TASK INSTRUCTIONS >> If a line in the entries below includes "class", pick it out and copy it.

BEGIN

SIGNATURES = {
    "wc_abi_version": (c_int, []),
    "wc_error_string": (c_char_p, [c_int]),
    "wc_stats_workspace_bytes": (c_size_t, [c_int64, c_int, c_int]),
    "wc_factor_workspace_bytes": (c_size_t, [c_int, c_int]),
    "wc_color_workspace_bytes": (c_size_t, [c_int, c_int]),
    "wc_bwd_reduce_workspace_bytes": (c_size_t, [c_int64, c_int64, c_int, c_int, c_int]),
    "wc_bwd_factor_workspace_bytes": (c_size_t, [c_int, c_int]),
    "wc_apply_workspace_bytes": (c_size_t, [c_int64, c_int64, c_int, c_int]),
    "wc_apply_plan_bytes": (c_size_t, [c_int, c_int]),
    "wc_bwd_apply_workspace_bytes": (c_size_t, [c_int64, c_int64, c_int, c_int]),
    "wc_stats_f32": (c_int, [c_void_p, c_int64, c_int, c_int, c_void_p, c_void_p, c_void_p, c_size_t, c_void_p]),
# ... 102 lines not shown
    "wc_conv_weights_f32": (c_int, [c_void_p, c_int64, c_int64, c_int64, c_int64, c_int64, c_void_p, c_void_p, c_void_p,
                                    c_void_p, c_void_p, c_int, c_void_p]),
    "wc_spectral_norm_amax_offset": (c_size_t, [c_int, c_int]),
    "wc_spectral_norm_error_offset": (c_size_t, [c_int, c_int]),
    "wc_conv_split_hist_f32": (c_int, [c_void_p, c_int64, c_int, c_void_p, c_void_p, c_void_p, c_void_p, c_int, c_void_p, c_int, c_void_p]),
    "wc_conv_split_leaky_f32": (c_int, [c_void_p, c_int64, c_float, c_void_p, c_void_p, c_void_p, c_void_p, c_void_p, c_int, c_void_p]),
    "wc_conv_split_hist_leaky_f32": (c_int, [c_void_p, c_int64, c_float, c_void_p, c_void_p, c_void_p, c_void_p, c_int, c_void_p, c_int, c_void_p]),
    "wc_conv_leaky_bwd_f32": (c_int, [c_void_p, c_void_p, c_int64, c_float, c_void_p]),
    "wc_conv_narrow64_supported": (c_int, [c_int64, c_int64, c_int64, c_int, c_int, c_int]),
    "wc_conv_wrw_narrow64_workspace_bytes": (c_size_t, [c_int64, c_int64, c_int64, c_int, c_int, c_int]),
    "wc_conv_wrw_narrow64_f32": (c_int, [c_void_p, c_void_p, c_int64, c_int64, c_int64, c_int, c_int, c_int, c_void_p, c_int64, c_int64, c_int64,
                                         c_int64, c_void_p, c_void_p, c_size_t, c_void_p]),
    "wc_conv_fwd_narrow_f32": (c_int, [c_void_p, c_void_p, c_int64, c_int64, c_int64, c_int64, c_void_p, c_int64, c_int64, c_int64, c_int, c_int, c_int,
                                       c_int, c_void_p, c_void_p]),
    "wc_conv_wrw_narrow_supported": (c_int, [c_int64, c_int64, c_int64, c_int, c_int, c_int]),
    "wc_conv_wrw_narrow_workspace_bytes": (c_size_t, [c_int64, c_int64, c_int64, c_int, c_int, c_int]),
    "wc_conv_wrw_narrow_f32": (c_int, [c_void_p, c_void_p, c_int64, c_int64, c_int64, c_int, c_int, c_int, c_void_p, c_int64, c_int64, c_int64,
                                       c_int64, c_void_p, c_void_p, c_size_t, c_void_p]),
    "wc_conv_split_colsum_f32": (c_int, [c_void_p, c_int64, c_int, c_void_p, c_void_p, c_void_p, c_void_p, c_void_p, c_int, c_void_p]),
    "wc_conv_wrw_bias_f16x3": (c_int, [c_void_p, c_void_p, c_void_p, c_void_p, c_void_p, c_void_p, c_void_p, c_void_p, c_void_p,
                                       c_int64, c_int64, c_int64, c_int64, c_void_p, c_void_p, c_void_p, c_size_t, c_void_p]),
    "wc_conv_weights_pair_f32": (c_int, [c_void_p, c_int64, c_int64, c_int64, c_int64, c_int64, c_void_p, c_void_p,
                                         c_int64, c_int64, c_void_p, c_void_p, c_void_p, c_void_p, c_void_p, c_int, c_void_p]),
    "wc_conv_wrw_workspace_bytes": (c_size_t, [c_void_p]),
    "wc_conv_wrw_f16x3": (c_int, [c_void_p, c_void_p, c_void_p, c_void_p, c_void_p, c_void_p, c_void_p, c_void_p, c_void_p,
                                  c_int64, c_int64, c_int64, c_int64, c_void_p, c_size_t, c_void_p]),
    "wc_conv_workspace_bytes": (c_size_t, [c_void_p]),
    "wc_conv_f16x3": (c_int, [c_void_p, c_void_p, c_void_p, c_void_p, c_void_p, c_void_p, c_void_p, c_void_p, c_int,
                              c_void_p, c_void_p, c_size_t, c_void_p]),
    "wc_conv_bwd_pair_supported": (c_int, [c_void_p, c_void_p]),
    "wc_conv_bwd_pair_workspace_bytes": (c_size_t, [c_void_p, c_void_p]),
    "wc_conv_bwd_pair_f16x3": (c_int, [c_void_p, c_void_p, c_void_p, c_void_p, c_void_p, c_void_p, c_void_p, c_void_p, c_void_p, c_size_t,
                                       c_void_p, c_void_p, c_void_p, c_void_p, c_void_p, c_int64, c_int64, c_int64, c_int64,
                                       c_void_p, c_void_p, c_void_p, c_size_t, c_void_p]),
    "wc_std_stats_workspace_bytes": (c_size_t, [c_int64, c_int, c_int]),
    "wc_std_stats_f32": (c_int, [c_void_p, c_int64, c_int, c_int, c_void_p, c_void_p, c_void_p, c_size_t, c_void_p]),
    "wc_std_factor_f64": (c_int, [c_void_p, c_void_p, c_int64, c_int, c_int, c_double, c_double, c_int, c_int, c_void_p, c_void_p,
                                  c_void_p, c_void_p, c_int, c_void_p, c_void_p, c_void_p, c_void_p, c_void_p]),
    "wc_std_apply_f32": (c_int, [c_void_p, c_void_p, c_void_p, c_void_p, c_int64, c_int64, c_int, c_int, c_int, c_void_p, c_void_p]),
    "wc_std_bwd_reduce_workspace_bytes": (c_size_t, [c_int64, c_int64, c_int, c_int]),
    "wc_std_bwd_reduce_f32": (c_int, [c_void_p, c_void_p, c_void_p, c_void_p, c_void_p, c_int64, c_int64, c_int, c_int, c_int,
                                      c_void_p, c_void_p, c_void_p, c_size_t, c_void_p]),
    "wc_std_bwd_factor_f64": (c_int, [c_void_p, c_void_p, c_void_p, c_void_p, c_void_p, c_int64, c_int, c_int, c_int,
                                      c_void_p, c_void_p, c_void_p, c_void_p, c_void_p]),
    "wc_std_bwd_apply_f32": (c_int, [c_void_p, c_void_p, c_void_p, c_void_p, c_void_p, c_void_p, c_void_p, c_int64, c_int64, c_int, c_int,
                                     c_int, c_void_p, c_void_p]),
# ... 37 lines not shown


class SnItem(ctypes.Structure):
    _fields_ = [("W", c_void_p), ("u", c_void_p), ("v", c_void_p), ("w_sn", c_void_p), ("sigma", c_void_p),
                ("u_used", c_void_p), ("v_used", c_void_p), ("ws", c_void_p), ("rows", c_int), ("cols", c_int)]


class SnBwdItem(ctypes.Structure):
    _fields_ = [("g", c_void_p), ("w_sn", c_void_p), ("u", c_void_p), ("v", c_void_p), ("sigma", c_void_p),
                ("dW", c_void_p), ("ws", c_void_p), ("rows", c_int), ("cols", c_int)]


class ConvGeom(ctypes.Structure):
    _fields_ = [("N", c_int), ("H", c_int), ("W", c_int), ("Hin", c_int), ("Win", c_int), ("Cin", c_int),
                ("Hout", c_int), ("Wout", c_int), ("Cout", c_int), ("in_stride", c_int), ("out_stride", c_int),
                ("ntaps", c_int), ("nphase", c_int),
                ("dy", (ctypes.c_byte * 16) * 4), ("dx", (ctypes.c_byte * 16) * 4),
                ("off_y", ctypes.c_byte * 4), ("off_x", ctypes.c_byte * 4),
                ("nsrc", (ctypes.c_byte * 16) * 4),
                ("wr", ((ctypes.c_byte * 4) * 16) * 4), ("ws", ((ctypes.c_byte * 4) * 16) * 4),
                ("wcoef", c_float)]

END

ANSWER TO THE PROBLEM >>
class SnItem(ctypes.Structure):
class SnBwdItem(ctypes.Structure):
class ConvGeom(ctypes.Structure):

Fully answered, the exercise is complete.